---- GIVEN RECORDS

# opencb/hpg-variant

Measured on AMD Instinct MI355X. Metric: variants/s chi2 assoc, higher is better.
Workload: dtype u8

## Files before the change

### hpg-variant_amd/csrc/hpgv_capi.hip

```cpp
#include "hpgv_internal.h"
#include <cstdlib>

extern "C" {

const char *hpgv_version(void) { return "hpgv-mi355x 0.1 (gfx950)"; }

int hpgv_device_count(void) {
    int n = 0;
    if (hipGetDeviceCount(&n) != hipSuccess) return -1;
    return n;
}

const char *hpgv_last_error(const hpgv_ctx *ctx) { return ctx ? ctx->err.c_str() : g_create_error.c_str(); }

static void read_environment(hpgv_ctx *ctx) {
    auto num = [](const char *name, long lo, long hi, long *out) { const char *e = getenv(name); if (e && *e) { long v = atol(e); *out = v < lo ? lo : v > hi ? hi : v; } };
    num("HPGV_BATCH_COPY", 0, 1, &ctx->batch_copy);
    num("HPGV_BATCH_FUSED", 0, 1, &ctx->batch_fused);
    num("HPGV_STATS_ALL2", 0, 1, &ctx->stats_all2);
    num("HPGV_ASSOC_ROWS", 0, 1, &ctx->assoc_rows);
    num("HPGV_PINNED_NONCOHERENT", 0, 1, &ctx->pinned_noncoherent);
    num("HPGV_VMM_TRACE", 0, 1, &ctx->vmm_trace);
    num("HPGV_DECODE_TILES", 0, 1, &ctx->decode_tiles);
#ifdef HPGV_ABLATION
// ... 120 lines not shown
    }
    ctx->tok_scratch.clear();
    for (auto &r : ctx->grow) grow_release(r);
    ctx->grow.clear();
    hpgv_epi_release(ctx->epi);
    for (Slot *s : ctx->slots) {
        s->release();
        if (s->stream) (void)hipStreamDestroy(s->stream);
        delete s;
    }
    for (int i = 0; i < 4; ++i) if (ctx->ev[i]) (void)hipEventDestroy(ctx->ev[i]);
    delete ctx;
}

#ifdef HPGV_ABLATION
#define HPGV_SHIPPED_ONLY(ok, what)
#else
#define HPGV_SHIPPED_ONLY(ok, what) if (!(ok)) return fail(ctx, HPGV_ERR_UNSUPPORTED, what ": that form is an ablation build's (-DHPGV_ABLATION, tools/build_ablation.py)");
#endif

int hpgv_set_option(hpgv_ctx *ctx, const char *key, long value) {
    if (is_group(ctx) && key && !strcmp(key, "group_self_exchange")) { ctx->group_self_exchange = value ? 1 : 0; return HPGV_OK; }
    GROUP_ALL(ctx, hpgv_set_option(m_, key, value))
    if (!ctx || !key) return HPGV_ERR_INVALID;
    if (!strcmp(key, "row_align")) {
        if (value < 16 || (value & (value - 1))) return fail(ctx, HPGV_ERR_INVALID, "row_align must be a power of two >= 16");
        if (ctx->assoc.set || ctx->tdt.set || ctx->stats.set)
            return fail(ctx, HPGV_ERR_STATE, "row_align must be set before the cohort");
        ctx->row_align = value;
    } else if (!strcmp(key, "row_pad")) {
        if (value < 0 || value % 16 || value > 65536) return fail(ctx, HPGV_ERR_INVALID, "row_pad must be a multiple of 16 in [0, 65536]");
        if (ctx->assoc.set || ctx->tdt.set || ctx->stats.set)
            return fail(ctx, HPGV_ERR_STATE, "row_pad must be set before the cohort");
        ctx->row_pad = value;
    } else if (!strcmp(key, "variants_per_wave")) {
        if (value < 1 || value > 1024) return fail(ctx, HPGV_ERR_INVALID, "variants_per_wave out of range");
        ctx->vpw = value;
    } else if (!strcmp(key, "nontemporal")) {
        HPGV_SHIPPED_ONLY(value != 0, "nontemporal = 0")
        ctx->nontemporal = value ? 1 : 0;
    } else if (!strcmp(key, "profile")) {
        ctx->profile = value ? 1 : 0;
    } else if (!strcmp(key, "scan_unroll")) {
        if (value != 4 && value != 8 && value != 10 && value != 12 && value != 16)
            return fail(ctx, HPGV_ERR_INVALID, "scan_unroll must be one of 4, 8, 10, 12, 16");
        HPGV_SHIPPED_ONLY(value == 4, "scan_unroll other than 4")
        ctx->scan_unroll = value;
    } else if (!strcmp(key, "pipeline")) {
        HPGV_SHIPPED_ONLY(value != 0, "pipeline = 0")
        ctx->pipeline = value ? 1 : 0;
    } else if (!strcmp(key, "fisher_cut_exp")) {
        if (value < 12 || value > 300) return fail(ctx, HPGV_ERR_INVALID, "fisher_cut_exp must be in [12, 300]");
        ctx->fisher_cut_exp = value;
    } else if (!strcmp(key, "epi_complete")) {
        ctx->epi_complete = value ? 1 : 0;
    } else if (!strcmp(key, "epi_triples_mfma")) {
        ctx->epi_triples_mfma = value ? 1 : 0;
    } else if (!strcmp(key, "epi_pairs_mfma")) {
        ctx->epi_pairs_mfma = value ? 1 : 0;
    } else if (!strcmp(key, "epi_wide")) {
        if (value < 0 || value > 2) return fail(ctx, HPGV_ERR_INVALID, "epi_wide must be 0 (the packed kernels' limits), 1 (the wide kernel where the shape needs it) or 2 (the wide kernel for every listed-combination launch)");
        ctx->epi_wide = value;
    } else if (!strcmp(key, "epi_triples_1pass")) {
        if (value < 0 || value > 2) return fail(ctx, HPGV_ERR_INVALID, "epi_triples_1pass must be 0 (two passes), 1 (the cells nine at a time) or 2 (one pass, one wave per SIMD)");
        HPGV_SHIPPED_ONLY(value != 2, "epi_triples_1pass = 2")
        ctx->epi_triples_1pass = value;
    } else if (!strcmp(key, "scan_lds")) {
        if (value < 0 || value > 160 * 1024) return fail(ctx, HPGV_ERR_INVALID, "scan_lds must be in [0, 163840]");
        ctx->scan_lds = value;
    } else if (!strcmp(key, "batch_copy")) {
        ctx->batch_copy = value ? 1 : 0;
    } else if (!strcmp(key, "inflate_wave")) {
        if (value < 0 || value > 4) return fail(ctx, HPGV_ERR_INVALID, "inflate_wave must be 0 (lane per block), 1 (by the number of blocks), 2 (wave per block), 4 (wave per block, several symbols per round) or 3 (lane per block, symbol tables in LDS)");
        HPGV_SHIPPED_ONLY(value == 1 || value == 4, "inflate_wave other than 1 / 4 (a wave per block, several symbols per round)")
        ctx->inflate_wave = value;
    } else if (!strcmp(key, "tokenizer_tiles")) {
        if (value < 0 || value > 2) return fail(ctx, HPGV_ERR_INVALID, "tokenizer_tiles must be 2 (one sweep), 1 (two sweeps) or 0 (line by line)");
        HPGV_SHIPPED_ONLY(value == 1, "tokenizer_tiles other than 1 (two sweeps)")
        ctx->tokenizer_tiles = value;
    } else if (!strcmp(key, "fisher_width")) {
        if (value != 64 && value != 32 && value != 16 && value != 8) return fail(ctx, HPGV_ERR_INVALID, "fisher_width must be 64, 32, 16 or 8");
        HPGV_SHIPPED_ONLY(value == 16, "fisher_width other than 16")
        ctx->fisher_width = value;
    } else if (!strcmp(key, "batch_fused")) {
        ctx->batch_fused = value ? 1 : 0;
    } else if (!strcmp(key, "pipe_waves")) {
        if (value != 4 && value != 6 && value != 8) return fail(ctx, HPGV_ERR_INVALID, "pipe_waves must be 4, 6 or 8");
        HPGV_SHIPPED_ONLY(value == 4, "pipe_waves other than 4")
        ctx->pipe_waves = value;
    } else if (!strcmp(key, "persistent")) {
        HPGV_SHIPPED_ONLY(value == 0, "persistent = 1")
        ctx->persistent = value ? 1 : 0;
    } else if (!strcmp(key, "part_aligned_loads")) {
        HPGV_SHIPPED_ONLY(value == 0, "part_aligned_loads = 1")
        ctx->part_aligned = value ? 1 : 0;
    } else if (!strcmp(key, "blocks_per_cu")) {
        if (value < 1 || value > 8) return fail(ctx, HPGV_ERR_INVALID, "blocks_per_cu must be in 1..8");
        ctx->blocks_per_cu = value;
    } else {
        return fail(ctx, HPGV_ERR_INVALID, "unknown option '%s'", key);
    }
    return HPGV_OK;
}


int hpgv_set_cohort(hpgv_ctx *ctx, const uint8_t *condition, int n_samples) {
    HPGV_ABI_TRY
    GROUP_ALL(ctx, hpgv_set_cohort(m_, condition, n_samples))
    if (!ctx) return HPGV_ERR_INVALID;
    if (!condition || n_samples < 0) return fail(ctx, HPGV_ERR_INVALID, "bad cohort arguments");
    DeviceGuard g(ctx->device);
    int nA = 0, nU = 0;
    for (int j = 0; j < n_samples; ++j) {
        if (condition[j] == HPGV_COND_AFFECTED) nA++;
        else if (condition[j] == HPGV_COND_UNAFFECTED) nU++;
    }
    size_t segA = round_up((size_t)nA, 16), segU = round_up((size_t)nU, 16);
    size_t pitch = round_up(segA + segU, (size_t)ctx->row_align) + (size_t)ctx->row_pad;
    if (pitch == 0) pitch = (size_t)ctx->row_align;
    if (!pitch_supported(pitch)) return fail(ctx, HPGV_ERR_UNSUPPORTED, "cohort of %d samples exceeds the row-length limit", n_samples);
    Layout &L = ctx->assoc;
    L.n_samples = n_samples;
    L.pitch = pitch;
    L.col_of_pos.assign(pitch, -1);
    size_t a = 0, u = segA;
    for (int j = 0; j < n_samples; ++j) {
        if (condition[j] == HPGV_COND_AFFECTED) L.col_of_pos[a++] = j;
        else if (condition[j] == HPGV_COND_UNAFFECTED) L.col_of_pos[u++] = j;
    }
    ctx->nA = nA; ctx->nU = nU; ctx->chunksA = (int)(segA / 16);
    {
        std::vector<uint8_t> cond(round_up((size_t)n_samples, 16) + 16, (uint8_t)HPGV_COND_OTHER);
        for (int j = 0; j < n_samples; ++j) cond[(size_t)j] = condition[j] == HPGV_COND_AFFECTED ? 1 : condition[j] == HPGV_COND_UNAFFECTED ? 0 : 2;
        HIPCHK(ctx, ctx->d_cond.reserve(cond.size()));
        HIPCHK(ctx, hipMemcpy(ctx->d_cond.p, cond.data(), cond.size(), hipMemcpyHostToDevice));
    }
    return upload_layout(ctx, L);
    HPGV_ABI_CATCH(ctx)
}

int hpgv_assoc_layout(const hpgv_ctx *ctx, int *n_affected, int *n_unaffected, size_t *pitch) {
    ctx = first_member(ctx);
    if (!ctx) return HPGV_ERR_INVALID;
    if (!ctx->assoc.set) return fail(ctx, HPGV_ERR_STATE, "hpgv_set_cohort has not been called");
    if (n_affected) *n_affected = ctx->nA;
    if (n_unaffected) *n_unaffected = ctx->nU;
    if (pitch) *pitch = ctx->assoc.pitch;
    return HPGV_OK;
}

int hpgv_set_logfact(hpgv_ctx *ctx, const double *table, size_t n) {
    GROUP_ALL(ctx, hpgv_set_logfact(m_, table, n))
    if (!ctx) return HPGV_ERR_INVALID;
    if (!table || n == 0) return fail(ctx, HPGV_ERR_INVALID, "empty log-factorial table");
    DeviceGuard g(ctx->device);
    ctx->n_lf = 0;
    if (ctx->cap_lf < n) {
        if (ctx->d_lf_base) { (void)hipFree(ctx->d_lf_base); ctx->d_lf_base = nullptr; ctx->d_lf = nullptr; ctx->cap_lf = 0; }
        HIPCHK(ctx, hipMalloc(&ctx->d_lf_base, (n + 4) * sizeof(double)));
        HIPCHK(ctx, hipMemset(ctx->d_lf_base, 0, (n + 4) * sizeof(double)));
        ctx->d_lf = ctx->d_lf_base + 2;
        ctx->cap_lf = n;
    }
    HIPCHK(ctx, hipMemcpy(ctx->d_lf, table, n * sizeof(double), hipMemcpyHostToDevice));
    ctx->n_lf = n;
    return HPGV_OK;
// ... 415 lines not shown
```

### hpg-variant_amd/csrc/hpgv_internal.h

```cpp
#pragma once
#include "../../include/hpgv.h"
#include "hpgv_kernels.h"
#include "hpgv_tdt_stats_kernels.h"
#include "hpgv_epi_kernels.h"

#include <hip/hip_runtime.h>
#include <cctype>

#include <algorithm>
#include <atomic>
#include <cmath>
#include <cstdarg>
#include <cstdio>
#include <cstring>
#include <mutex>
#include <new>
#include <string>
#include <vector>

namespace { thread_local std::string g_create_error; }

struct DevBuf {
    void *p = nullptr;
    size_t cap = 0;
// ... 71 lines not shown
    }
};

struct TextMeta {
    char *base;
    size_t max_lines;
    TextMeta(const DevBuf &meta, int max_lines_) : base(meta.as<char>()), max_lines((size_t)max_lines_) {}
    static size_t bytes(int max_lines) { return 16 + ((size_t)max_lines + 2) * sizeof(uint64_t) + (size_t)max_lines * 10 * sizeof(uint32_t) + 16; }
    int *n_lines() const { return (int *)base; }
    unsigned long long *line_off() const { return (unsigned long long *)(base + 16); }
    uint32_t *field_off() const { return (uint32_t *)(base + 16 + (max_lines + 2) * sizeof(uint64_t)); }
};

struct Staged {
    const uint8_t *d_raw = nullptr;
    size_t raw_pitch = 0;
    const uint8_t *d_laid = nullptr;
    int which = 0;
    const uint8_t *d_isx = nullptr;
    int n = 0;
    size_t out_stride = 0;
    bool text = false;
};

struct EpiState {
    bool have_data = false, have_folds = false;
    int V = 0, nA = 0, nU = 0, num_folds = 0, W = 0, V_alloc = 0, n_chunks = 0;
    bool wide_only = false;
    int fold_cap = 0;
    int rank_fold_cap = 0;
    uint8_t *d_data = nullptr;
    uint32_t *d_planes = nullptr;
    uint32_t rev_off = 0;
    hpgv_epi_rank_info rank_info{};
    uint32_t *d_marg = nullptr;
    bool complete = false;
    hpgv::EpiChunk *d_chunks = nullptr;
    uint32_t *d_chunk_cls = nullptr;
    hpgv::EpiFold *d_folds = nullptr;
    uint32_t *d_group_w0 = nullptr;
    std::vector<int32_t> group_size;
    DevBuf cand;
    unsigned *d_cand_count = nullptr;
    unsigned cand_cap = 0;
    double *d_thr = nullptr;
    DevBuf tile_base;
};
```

--------

## TASK INSTRUCTIONS
Read the lines above. Gather those in which the string "csrc" is found.

## SOLUTION TO THIS TASK
### hpg-variant_amd/csrc/hpgv_capi.hip
### hpg-variant_amd/csrc/hpgv_internal.h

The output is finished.